■ **ASSIGNMENT**:
An exact transcript of all the records is required, with nothing left out.

■ **RECORD EXCERPTS**:
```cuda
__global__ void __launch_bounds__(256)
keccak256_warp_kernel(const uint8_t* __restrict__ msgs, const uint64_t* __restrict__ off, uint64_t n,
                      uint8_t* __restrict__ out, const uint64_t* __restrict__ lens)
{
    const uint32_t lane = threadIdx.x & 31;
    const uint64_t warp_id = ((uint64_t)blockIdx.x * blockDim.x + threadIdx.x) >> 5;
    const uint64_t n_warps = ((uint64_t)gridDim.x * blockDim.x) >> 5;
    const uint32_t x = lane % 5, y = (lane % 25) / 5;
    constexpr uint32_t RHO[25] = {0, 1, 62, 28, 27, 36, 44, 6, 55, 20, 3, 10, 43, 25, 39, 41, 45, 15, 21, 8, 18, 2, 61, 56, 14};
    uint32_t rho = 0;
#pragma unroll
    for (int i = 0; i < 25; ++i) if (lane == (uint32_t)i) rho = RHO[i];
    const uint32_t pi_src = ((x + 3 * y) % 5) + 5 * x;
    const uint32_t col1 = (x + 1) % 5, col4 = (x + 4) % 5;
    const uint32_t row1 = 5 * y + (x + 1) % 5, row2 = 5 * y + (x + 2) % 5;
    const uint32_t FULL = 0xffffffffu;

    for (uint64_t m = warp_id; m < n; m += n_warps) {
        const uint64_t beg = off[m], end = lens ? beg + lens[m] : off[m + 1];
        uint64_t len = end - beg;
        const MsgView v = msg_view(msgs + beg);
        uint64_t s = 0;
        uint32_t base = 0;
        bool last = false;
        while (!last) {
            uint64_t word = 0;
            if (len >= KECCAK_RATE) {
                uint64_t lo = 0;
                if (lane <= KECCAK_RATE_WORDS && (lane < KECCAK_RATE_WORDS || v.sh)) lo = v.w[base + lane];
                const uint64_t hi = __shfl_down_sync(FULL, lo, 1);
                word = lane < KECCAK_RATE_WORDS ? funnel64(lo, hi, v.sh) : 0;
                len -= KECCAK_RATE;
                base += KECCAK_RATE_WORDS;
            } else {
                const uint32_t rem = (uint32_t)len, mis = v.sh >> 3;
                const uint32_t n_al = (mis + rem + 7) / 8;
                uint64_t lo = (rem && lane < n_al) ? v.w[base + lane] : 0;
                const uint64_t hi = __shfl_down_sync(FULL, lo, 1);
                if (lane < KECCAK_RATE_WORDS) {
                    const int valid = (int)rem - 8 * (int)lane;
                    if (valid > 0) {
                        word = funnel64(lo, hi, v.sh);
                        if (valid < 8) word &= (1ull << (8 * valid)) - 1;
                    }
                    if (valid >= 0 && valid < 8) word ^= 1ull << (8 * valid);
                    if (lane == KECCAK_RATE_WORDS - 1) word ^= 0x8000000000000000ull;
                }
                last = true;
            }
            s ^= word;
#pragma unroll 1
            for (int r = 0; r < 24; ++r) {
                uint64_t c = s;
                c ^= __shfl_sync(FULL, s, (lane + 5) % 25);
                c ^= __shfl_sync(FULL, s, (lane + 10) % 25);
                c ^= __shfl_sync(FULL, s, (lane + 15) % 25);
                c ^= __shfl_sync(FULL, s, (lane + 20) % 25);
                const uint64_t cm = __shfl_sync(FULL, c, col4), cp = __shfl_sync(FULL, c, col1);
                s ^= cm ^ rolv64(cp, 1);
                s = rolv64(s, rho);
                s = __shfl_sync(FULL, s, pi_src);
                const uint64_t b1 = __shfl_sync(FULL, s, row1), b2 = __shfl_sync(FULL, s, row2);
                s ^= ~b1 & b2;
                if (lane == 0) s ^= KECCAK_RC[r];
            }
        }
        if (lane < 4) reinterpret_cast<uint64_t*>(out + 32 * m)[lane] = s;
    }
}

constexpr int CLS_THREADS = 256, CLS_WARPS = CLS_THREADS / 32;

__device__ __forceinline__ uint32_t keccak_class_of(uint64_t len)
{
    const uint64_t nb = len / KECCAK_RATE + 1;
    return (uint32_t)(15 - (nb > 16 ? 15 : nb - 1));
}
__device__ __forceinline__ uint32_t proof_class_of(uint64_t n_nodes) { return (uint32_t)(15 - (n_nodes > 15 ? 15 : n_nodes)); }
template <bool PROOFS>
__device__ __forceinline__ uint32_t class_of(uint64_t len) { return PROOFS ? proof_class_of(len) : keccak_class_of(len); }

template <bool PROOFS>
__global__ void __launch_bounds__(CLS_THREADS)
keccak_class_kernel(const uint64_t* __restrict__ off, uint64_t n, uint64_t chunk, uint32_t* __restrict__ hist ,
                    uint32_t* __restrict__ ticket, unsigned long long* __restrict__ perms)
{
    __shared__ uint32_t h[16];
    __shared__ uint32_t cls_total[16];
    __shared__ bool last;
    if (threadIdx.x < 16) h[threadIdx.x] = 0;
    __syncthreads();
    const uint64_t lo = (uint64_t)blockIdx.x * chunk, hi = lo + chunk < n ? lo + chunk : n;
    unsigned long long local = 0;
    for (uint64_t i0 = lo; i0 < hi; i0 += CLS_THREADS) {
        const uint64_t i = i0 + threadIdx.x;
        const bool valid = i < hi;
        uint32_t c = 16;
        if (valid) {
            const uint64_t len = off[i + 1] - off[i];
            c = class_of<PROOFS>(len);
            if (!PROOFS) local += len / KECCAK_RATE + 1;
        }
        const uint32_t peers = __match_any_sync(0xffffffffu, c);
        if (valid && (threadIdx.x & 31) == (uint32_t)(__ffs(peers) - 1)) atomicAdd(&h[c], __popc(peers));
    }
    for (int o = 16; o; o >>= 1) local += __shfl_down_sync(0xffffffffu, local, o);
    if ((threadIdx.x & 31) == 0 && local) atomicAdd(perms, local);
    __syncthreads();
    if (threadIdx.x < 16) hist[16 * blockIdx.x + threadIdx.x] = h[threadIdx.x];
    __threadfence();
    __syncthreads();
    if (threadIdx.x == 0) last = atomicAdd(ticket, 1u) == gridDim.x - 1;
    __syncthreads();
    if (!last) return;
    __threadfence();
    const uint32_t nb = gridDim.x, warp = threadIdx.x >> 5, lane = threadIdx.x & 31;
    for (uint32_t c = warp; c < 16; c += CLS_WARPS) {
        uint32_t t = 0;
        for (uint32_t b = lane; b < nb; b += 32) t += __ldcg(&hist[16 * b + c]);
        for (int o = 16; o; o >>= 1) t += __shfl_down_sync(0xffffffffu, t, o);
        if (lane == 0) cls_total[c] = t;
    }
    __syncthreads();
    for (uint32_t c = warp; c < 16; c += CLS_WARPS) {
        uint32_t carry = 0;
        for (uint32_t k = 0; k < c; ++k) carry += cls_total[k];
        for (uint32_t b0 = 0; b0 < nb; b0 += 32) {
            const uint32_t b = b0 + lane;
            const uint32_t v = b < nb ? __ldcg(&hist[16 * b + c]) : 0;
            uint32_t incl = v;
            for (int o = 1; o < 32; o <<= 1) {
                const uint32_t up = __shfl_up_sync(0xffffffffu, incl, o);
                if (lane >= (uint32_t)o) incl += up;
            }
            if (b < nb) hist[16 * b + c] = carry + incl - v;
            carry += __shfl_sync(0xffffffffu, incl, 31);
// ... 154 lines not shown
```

■ **ANSWER BELOW**:
```cuda
__global__ void __launch_bounds__(256)
keccak256_warp_kernel(const uint8_t* __restrict__ msgs, const uint64_t* __restrict__ off, uint64_t n,
                      uint8_t* __restrict__ out, const uint64_t* __restrict__ lens)
{
    const uint32_t lane = threadIdx.x & 31;
    const uint64_t warp_id = ((uint64_t)blockIdx.x * blockDim.x + threadIdx.x) >> 5;
    const uint64_t n_warps = ((uint64_t)gridDim.x * blockDim.x) >> 5;
    const uint32_t x = lane % 5, y = (lane % 25) / 5;
    constexpr uint32_t RHO[25] = {0, 1, 62, 28, 27, 36, 44, 6, 55, 20, 3, 10, 43, 25, 39, 41, 45, 15, 21, 8, 18, 2, 61, 56, 14};
    uint32_t rho = 0;
#pragma unroll
    for (int i = 0; i < 25; ++i) if (lane == (uint32_t)i) rho = RHO[i];
    const uint32_t pi_src = ((x + 3 * y) % 5) + 5 * x;
    const uint32_t col1 = (x + 1) % 5, col4 = (x + 4) % 5;
    const uint32_t row1 = 5 * y + (x + 1) % 5, row2 = 5 * y + (x + 2) % 5;
    const uint32_t FULL = 0xffffffffu;

    for (uint64_t m = warp_id; m < n; m += n_warps) {
        const uint64_t beg = off[m], end = lens ? beg + lens[m] : off[m + 1];
        uint64_t len = end - beg;
        const MsgView v = msg_view(msgs + beg);
        uint64_t s = 0;
        uint32_t base = 0;
        bool last = false;
        while (!last) {
            uint64_t word = 0;
            if (len >= KECCAK_RATE) {
                uint64_t lo = 0;
                if (lane <= KECCAK_RATE_WORDS && (lane < KECCAK_RATE_WORDS || v.sh)) lo = v.w[base + lane];
                const uint64_t hi = __shfl_down_sync(FULL, lo, 1);
                word = lane < KECCAK_RATE_WORDS ? funnel64(lo, hi, v.sh) : 0;
                len -= KECCAK_RATE;
                base += KECCAK_RATE_WORDS;
            } else {
                const uint32_t rem = (uint32_t)len, mis = v.sh >> 3;
                const uint32_t n_al = (mis + rem + 7) / 8;
                uint64_t lo = (rem && lane < n_al) ? v.w[base + lane] : 0;
                const uint64_t hi = __shfl_down_sync(FULL, lo, 1);
                if (lane < KECCAK_RATE_WORDS) {
                    const int valid = (int)rem - 8 * (int)lane;
                    if (valid > 0) {
                        word = funnel64(lo, hi, v.sh);
                        if (valid < 8) word &= (1ull << (8 * valid)) - 1;
                    }
                    if (valid >= 0 && valid < 8) word ^= 1ull << (8 * valid);
                    if (lane == KECCAK_RATE_WORDS - 1) word ^= 0x8000000000000000ull;
                }
                last = true;
            }
            s ^= word;
#pragma unroll 1
            for (int r = 0; r < 24; ++r) {
                uint64_t c = s;
                c ^= __shfl_sync(FULL, s, (lane + 5) % 25);
                c ^= __shfl_sync(FULL, s, (lane + 10) % 25);
                c ^= __shfl_sync(FULL, s, (lane + 15) % 25);
                c ^= __shfl_sync(FULL, s, (lane + 20) % 25);
                const uint64_t cm = __shfl_sync(FULL, c, col4), cp = __shfl_sync(FULL, c, col1);
                s ^= cm ^ rolv64(cp, 1);
                s = rolv64(s, rho);
                s = __shfl_sync(FULL, s, pi_src);
                const uint64_t b1 = __shfl_sync(FULL, s, row1), b2 = __shfl_sync(FULL, s, row2);
                s ^= ~b1 & b2;
                if (lane == 0) s ^= KECCAK_RC[r];
            }
        }
        if (lane < 4) reinterpret_cast<uint64_t*>(out + 32 * m)[lane] = s;
    }
}

constexpr int CLS_THREADS = 256, CLS_WARPS = CLS_THREADS / 32;

__device__ __forceinline__ uint32_t keccak_class_of(uint64_t len)
{
    const uint64_t nb = len / KECCAK_RATE + 1;
    return (uint32_t)(15 - (nb > 16 ? 15 : nb - 1));
}
__device__ __forceinline__ uint32_t proof_class_of(uint64_t n_nodes) { return (uint32_t)(15 - (n_nodes > 15 ? 15 : n_nodes)); }
template <bool PROOFS>
__device__ __forceinline__ uint32_t class_of(uint64_t len) { return PROOFS ? proof_class_of(len) : keccak_class_of(len); }

template <bool PROOFS>
__global__ void __launch_bounds__(CLS_THREADS)
keccak_class_kernel(const uint64_t* __restrict__ off, uint64_t n, uint64_t chunk, uint32_t* __restrict__ hist ,
                    uint32_t* __restrict__ ticket, unsigned long long* __restrict__ perms)
{
    __shared__ uint32_t h[16];
    __shared__ uint32_t cls_total[16];
    __shared__ bool last;
    if (threadIdx.x < 16) h[threadIdx.x] = 0;
    __syncthreads();
    const uint64_t lo = (uint64_t)blockIdx.x * chunk, hi = lo + chunk < n ? lo + chunk : n;
    unsigned long long local = 0;
    for (uint64_t i0 = lo; i0 < hi; i0 += CLS_THREADS) {
        const uint64_t i = i0 + threadIdx.x;
        const bool valid = i < hi;
        uint32_t c = 16;
        if (valid) {
            const uint64_t len = off[i + 1] - off[i];
            c = class_of<PROOFS>(len);
            if (!PROOFS) local += len / KECCAK_RATE + 1;
        }
        const uint32_t peers = __match_any_sync(0xffffffffu, c);
        if (valid && (threadIdx.x & 31) == (uint32_t)(__ffs(peers) - 1)) atomicAdd(&h[c], __popc(peers));
    }
    for (int o = 16; o; o >>= 1) local += __shfl_down_sync(0xffffffffu, local, o);
    if ((threadIdx.x & 31) == 0 && local) atomicAdd(perms, local);
    __syncthreads();
    if (threadIdx.x < 16) hist[16 * blockIdx.x + threadIdx.x] = h[threadIdx.x];
    __threadfence();
    __syncthreads();
    if (threadIdx.x == 0) last = atomicAdd(ticket, 1u) == gridDim.x - 1;
    __syncthreads();
    if (!last) return;
    __threadfence();
    const uint32_t nb = gridDim.x, warp = threadIdx.x >> 5, lane = threadIdx.x & 31;
    for (uint32_t c = warp; c < 16; c += CLS_WARPS) {
        uint32_t t = 0;
        for (uint32_t b = lane; b < nb; b += 32) t += __ldcg(&hist[16 * b + c]);
        for (int o = 16; o; o >>= 1) t += __shfl_down_sync(0xffffffffu, t, o);
        if (lane == 0) cls_total[c] = t;
    }
    __syncthreads();
    for (uint32_t c = warp; c < 16; c += CLS_WARPS) {
        uint32_t carry = 0;
        for (uint32_t k = 0; k < c; ++k) carry += cls_total[k];
        for (uint32_t b0 = 0; b0 < nb; b0 += 32) {
            const uint32_t b = b0 + lane;
            const uint32_t v = b < nb ? __ldcg(&hist[16 * b + c]) : 0;
            uint32_t incl = v;
            for (int o = 1; o < 32; o <<= 1) {
                const uint32_t up = __shfl_up_sync(0xffffffffu, incl, o);
                if (lane >= (uint32_t)o) incl += up;
            }
            if (b < nb) hist[16 * b + c] = carry + incl - v;
            carry += __shfl_sync(0xffffffffu, incl, 31);
// ... 154 lines not shown
```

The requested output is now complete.